Shamrock Park is a football stadium in Portadown, County Armagh, Northern Ireland. It is the home ground of Portadown F.C. Shamrock Park was previously used for stock-car racing, but this has since been discontinued. The stadium is classed as an all-seater stadium but has only two seated stands around the pitch totaling 2,770 seats, with one side containing a training pitch and the other having an older seated stand which is no longer in use. When grant aid is available, the older stand will be demolished and replaced with a brand new seated stand.

==Ground redevelopment==
A £1.8-million 1,840-seater stand was built at the unreserved end of the ground, replacing the "shed" and opened in late 2008. It was named "The MET Steel Stand" after Portadown's long-serving sponsors. At the same time, the pitch was moved closer to the Chalet end of the stadium allowing supporters from every angle to have a better view of the football. In early February 2009 the old floodlights were replaced with new 800 lux floodlights at each corner of the pitch.

==International matches==
Due to the extensive redevelopment of the stadium, the Irish Football Association has recognised that Shamrock Park is a venue that can be used for under-age Northern Ireland matches. Shamrock Park was chosen for the under-21 friendly between Northern Ireland and Ukraine on 31 March 2009.

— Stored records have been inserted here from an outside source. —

def conv2d_nhwc(x, w_oihw, bias=None, stride=1, pad=0, dil=1, groups=1, relu=False, stats=None, winograd=False, x6=False, patch=False, _keep=None, **kw):
    _need_cuda(x, w_oihw)
    B, H, W, Cin = x.shape
    Cout, cin_g, k, _ = w_oihw.shape
    assert cin_g % 4 == 0 and Cin == cin_g * groups
    wp = pack_weight(w_oihw)
    Ho = (H + 2 * pad - dil * (k - 1) - 1) // stride + 1
    Wo = (W + 2 * pad - dil * (k - 1) - 1) // stride + 1
    out = torch.empty(B, Ho, Wo, Cout, device=x.device, dtype=torch.float32)
    U = winograd_weight(wp, groups, cin_g) if winograd else None
    X6 = x6_weight(wp, groups, cin_g, k * k, x6_tile(Cout // groups, groups, B * Ho * Wo)) if x6 else None
    if patch:
        kw['wgt_patch'] = patch_x6_weight(wp, cin_g)
        kw['flags'] = kw.get('flags', 0) | _lib.CONV_F16_OK | _lib.CONV_OUT_F32
    d, _, _ = make_conv_desc(x, wp, out, B=B, H=H, W=W, in_stride=Cin, cin_g=cin_g, Cout=Cout, groups=groups, k=k,
                             stride=stride, pad=pad, dil=dil, bias=bias, relu=relu, stats=stats, wgt_wino=U, wgt_x6=X6, **kw)
    if patch and lib.gssd_conv_patch_x6_takes(C.byref(d)) != 1:
        raise _lib.GssdError('conv2d_nhwc(patch=True): csrc/conv_patch_x6.hip does not take this descriptor')
    if x6 and lib.gssd_conv_x6_takes(C.byref(d)) != 1:
        raise _lib.GssdError('conv2d_nhwc(x6=True): csrc/conv_x6.hip does not take this descriptor')
    if _keep is not None:
        _keep.extend([d, wp, U, X6, kw.get('wgt_patch'), out])
        return d
    run_conv(d)
    return out


def conv_wgrad(desc, dy, Cout, cin_g_real, k, cin_g_pad=None, out=None, accumulate=False):
    cin_g_pad = cin_g_pad or desc.cin_g
    K = k * k * cin_g_pad
    dwp = torch.zeros(Cout, K, device=dy.device, dtype=torch.float32)
    check(lib.gssd_conv2d_wgrad_f32(C.byref(desc), _p(dy), _p(dwp), _stream()))
    if out is None:
        out = torch.empty(Cout, cin_g_real, k, k, device=dy.device, dtype=torch.float32)
    check(lib.gssd_unpack_conv_weight_grad(_p(dwp), _p(out), Cout, cin_g_real, k, k, cin_g_pad, K, int(accumulate), _stream()))
    return out


def pack_weight_dgrad(w_oihw, groups, out=None):
    w = w_oihw.detach().contiguous().float()
    Cout, cin_g, KH, KW = w.shape
    Kd = KH * KW * (Cout // groups)
    if out is None:
        out = torch.empty(groups * cin_g, Kd, device=w.device, dtype=torch.float32)
    check(lib.gssd_pack_conv_weight_dgrad(_p(w), _p(out), Cout, groups, cin_g, KH, KW, _stream()))
    return out


def bn_relu_pool(raw, out, stats, count, gamma, beta, rmean, rvar, training, relu=True, pool=None, momentum=0.1,
                 eps=1e-5, stats_rep=0):
    B, H, W, Cc = raw.shape
    _, Ho, Wo, _ = out.shape
    pk, ps, pp = pool if pool else (0, 1, 0)
    check(lib.gssd_bn_relu_pool_f32(_p(raw), _p(out), B, H, W, Cc, Ho, Wo, pk, ps, pp, _p(stats), float(count),
                                    _p(gamma), _p(beta), _p(rmean), _p(rvar), momentum, eps, int(training), int(relu),
                                    int(stats_rep), _stream()))
    return out


def bn_finalize(stats, count, gamma, beta, rmean, rvar, training, scale, shift, pad, momentum=0.1, eps=1e-5, stats_rep=0):
    check(lib.gssd_bn_finalize_f32(_p(stats), float(count), _p(gamma), _p(beta), _p(rmean), _p(rvar), momentum, eps,
                                   int(training), gamma.numel(), _p(scale), _p(shift), _p(pad), int(stats_rep), _stream()))


def pool_out_size(n, k, s, p, ceil):
    if ceil:
        o = -(-(n + 2 * p - k) // s) + 1
        if (o - 1) * s >= n + p:
            o -= 1
        return o
    return (n + 2 * p - k) // s + 1


def l2norm(x, weight, eps=1e-10, out=None):
    _need_cuda(x, weight)
    Cc = x.shape[-1]
    out = torch.empty_like(x) if out is None else out
    check(lib.gssd_l2norm_f32(_p(x), _p(weight), _p(out), x.numel() // Cc, Cc, eps, _stream()))
    return out


def softmax_rows_(x, n):
    rows = x.numel() // x.shape[-1]
    check(lib.gssd_softmax_rows_f32(_p(x), rows, n, x.shape[-1], _stream()))
    return x


def slice_and_cat(a, b, groups, out=None):
    _need_cuda(a, b)
    Ca, Cb = a.shape[-1], b.shape[-1]
    out = torch.empty(*a.shape[:-1], Ca + Cb, device=a.device, dtype=torch.float32) if out is None else out
    check(lib.gssd_slice_and_cat_f32(_p(a), _p(b), _p(out), a.numel() // Ca, Ca, Cb, groups, _stream()))
    return out


def sn_items_tensor(items, device):
    arr = (SnItem * len(items))()
    for i, (w, u, v, s) in enumerate(items):
        rows = w.shape[0]
        cols = w.numel() // rows
        if rows + cols > 4096:
            raise _lib.GssdError(f'spectral norm: rows + cols = {rows + cols} exceeds the kernel\'s 4096-float LDS vectors')
        arr[i].w, arr[i].u, arr[i].v, arr[i].inv_sigma, arr[i].rows, arr[i].cols = _p(w), _p(u), _p(v), _p(s), rows, cols
    raw = bytes(arr)
    return torch.frombuffer(bytearray(raw), dtype=torch.uint8).to(device)


def spectral_norm(items_dev, n, do_power_iteration, eps=1e-12):
    check(lib.gssd_spectral_norm_f32(_p(items_dev), n, int(do_power_iteration), eps, _stream()))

On 24 November 2009 Shamrock Park staged its second international fixture, an under-23 match between Northern Ireland and Wales in the International Challenge Trophy.

In April 2014 the Sweden women's national football team beat Northern Ireland 4-0 at Shamrock Park. Swedish team manager Marika Domanski-Lyfors ridiculed the sloping pitch and inadequate facilities, saying they were wholly unfit for international matches and like a return to the 1980s.